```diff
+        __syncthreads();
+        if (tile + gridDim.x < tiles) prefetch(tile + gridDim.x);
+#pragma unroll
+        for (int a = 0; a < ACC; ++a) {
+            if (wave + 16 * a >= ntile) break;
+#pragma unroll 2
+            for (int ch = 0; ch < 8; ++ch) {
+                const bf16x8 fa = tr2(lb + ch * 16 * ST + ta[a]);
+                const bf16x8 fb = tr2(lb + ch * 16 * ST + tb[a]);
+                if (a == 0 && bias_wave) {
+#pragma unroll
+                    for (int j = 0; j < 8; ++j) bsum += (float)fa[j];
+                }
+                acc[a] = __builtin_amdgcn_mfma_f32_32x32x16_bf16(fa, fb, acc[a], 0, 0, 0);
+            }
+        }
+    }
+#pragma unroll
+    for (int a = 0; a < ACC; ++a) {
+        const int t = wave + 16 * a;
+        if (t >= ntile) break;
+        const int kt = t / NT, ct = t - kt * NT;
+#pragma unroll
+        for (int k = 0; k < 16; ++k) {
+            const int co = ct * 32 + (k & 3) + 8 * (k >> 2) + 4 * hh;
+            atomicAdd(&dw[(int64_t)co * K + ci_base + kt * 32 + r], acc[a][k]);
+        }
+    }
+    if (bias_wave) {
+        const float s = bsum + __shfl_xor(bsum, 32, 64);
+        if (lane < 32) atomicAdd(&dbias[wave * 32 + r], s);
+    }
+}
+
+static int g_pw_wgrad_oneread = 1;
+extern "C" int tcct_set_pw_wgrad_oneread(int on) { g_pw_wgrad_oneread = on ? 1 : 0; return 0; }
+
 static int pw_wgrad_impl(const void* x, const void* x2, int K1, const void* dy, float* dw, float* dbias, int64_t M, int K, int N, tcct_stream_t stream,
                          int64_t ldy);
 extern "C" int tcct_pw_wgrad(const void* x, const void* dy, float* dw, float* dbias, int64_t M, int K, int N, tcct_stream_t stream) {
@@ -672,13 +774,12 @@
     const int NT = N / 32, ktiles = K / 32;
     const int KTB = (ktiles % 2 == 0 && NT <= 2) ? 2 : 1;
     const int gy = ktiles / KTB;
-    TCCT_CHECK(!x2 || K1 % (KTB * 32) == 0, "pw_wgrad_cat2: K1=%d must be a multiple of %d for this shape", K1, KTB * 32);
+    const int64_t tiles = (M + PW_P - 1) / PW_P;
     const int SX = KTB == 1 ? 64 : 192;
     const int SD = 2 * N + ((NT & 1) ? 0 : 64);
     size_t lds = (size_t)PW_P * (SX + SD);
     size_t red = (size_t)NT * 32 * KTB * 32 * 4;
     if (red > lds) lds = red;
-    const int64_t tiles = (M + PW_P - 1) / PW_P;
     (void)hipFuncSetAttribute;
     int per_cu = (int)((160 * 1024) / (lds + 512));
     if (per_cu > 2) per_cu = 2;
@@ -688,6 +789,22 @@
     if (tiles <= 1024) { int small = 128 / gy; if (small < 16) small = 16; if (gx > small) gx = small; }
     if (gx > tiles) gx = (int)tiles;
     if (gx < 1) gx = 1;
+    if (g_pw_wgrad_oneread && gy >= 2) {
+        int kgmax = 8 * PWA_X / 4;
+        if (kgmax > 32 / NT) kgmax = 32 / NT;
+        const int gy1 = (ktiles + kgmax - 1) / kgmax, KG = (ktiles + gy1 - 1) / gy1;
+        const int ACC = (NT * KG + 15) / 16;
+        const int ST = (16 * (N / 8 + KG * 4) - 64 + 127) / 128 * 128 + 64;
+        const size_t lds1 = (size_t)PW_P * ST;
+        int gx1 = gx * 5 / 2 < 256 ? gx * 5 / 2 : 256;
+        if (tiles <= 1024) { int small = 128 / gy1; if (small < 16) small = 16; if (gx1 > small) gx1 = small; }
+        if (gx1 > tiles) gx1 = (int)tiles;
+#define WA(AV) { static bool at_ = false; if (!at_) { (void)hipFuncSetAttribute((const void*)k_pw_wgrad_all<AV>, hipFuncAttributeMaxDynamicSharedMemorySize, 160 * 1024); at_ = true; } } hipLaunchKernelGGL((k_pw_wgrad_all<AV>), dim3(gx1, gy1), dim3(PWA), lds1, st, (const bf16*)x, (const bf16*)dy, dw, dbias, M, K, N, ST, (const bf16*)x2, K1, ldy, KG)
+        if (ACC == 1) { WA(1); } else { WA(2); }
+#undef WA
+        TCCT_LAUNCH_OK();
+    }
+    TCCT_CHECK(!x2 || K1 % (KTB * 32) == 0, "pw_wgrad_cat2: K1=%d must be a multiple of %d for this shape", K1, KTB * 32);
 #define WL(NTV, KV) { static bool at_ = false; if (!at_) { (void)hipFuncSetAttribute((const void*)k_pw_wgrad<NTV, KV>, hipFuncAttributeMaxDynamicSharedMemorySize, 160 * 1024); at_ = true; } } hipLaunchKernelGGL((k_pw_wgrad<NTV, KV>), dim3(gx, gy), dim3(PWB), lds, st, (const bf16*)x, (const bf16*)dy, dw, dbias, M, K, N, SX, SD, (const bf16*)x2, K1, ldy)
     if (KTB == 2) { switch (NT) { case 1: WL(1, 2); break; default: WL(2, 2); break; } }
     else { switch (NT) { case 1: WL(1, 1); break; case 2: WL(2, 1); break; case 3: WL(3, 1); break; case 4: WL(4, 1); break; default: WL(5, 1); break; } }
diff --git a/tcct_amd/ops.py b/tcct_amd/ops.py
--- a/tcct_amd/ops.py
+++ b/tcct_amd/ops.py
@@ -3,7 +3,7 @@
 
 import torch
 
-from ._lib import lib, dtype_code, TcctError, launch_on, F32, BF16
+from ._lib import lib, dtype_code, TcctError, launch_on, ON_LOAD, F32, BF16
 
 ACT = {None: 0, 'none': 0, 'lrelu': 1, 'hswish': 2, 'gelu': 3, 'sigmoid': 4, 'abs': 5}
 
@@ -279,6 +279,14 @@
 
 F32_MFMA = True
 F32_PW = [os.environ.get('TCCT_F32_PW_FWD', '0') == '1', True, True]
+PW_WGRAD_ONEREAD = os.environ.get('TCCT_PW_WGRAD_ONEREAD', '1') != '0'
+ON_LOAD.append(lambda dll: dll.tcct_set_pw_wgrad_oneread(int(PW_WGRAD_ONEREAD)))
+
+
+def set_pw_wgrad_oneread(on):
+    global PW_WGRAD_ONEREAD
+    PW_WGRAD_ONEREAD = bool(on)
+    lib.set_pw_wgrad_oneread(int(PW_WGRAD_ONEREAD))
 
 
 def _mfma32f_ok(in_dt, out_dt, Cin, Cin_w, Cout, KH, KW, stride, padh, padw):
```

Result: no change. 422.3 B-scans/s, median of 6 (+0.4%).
┄┄┄┄┄┄┄┄┄┄┄┄┄┄┄┄┄┄┄┄
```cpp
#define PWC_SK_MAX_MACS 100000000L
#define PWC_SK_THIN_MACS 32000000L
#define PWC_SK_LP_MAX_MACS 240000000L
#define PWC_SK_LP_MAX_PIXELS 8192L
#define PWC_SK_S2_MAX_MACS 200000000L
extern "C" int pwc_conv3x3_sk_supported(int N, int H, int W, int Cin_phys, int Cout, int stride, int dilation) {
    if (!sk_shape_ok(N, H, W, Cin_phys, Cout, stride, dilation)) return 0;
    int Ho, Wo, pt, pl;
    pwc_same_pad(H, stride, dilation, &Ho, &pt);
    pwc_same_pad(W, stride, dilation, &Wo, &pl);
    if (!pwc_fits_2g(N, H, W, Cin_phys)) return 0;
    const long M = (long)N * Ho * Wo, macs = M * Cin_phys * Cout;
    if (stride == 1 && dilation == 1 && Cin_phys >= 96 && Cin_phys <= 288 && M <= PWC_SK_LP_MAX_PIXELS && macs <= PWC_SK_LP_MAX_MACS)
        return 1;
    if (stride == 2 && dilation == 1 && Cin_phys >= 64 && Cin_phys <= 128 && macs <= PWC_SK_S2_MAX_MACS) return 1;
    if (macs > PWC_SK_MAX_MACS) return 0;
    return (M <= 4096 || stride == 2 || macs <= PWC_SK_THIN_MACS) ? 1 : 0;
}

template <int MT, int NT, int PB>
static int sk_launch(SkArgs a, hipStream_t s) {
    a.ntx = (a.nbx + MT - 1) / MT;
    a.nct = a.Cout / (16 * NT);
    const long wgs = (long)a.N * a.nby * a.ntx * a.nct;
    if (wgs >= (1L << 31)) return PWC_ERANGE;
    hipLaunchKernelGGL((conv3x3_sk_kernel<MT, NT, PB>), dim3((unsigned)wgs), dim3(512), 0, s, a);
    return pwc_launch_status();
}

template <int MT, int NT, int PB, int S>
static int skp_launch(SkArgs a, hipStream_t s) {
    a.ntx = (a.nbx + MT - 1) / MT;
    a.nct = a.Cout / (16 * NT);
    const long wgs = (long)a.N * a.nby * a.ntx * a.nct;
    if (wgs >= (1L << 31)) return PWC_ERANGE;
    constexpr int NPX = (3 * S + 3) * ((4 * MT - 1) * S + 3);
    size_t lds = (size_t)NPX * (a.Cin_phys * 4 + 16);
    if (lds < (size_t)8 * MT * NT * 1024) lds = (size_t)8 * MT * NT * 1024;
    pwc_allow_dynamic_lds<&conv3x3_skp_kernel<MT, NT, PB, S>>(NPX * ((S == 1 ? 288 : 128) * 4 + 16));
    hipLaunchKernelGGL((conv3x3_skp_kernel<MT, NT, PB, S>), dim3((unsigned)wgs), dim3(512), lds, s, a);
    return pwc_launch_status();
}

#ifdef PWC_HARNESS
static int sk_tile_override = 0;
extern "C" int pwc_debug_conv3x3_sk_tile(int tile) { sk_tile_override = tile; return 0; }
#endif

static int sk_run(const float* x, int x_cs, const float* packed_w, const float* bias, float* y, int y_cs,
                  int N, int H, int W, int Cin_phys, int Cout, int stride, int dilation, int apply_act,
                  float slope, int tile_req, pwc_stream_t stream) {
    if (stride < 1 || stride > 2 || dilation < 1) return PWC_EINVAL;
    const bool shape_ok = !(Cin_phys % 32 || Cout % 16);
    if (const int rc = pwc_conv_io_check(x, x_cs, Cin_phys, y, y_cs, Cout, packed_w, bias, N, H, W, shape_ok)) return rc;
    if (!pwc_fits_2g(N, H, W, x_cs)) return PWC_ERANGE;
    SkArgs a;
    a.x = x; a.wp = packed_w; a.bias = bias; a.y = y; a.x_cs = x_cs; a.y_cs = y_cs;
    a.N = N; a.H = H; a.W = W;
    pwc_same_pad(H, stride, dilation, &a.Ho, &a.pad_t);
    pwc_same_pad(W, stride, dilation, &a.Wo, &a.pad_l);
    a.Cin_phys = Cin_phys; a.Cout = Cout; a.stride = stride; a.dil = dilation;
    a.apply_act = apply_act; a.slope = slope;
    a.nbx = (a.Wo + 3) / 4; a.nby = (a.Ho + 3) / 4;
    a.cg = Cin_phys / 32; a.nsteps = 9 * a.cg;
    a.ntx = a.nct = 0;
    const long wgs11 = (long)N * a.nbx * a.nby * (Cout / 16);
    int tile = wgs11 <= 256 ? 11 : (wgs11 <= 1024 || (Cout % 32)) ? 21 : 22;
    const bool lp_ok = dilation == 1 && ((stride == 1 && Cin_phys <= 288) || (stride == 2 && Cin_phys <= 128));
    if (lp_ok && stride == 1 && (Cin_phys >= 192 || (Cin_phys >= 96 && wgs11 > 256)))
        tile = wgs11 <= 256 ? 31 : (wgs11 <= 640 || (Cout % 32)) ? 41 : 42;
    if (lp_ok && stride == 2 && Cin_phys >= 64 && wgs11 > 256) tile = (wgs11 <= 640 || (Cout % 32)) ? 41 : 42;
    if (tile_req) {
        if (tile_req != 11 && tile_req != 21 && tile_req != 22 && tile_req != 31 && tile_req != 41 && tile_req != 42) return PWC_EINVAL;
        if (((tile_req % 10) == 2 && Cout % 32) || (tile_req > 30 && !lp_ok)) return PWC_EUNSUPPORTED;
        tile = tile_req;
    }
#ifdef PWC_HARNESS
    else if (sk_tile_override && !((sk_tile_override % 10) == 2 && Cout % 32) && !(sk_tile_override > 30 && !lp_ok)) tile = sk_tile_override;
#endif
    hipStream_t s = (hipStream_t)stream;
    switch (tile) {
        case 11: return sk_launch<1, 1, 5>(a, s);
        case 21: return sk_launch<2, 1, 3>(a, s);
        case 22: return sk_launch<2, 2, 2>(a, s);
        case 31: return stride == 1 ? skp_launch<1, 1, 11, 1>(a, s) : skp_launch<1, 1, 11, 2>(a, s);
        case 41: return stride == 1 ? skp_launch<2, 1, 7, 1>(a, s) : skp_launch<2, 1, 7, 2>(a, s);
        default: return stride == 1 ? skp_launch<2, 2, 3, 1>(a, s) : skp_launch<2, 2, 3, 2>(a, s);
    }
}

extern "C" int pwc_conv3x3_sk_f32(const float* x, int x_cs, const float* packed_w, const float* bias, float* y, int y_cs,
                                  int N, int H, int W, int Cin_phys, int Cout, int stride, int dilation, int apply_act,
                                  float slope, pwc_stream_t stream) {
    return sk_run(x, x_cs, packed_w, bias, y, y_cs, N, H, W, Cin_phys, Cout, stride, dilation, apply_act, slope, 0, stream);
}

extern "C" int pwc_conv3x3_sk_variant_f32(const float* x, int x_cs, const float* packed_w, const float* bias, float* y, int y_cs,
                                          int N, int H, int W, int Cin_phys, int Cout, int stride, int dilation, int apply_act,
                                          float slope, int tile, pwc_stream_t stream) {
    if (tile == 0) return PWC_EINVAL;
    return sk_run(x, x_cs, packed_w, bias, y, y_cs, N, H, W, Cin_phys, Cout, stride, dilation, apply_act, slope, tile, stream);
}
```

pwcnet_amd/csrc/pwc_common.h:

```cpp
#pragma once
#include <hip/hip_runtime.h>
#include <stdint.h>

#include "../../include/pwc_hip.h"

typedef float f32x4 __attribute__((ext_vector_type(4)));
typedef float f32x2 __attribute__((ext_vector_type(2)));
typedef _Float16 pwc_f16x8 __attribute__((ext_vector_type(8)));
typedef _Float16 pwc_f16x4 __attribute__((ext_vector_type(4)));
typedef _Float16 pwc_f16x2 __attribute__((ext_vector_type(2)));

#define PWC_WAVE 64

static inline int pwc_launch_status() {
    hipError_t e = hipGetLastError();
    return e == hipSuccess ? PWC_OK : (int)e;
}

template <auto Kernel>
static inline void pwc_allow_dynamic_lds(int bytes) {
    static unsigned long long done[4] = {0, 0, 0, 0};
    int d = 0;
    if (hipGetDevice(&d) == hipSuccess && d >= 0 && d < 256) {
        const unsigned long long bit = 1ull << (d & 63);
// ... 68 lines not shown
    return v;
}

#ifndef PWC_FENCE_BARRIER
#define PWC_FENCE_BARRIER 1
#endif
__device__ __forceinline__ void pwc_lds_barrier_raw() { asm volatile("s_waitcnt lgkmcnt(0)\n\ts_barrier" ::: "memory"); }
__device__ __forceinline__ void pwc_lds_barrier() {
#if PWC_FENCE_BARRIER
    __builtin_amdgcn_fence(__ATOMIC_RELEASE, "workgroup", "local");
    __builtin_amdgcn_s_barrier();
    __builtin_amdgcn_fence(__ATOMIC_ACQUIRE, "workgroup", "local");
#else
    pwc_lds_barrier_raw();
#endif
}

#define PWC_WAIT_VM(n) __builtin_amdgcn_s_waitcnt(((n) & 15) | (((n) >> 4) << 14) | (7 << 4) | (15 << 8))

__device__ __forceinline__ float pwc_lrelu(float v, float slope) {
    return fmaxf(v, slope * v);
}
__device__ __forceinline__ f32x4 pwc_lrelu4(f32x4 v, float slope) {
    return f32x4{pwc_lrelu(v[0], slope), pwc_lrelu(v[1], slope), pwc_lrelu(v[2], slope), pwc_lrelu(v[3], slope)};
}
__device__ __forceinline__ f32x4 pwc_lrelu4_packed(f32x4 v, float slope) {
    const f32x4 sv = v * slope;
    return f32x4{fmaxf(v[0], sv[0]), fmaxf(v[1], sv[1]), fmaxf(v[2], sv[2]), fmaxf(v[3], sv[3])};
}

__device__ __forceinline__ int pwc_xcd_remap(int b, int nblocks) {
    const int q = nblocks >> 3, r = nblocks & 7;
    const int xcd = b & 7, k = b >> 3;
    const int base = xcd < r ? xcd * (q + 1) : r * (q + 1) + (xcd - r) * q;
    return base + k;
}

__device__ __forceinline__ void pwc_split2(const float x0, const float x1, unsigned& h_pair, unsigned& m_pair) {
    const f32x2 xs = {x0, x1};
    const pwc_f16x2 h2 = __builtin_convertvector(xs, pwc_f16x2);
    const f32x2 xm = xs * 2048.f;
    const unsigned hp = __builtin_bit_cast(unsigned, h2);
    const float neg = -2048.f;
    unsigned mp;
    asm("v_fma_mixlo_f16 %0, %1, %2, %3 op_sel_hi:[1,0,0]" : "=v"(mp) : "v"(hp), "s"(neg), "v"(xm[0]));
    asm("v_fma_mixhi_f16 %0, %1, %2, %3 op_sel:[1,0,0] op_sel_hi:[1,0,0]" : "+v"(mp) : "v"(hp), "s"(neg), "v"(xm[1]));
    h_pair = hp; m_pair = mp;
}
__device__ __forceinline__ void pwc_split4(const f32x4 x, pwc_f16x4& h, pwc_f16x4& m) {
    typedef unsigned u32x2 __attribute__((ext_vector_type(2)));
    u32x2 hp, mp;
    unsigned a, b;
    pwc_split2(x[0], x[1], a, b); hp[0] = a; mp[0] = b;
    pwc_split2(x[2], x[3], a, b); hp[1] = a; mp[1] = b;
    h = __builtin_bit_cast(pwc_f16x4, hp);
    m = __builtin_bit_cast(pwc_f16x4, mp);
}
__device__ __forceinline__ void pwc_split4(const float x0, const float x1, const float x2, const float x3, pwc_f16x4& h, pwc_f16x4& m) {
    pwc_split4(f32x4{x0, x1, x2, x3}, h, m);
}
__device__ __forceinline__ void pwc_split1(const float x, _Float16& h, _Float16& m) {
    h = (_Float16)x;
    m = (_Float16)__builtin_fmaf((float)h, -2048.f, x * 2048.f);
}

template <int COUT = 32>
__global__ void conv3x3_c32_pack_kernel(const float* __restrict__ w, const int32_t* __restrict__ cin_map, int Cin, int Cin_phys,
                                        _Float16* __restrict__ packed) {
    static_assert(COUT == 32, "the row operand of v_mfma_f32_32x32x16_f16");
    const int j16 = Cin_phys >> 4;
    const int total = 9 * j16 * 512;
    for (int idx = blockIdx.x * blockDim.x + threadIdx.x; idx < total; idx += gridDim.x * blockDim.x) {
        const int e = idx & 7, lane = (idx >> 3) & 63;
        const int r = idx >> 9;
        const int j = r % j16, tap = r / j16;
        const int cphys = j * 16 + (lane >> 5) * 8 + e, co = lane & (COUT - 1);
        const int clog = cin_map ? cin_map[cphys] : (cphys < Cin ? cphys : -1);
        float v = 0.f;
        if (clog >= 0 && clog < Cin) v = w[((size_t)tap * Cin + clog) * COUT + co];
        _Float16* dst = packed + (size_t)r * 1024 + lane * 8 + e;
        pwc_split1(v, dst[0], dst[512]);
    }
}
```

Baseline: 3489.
┄┄┄┄┄┄┄┄┄┄┄┄┄┄┄┄┄┄┄┄
#### [Prompt]
Check each line above for the word "bool" and copy the ones that have it.

#### [Answer to the problem]
+#define WA(AV) { static bool at_ = false; if (!at_) { (void)hipFuncSetAttribute((const void*)k_pw_wgrad_all<AV>, hipFuncAttributeMaxDynamicSharedMemorySize, 160 * 1024); at_ = true; } } hipLaunchKernelGGL((k_pw_wgrad_all<AV>), dim3(gx1, gy1), dim3(PWA), lds1, st, (const bf16*)x, (const bf16*)dy, dw, dbias, M, K, N, ST, (const bf16*)x2, K1, ldy, KG)
 #define WL(NTV, KV) { static bool at_ = false; if (!at_) { (void)hipFuncSetAttribute((const void*)k_pw_wgrad<NTV, KV>, hipFuncAttributeMaxDynamicSharedMemorySize, 160 * 1024); at_ = true; } } hipLaunchKernelGGL((k_pw_wgrad<NTV, KV>), dim3(gx, gy), dim3(PWB), lds, st, (const bf16*)x, (const bf16*)dy, dw, dbias, M, K, N, SX, SD, (const bf16*)x2, K1, ldy)
+    PW_WGRAD_ONEREAD = bool(on)
    const bool shape_ok = !(Cin_phys % 32 || Cout % 16);
    const bool lp_ok = dilation == 1 && ((stride == 1 && Cin_phys <= 288) || (stride == 2 && Cin_phys <= 128));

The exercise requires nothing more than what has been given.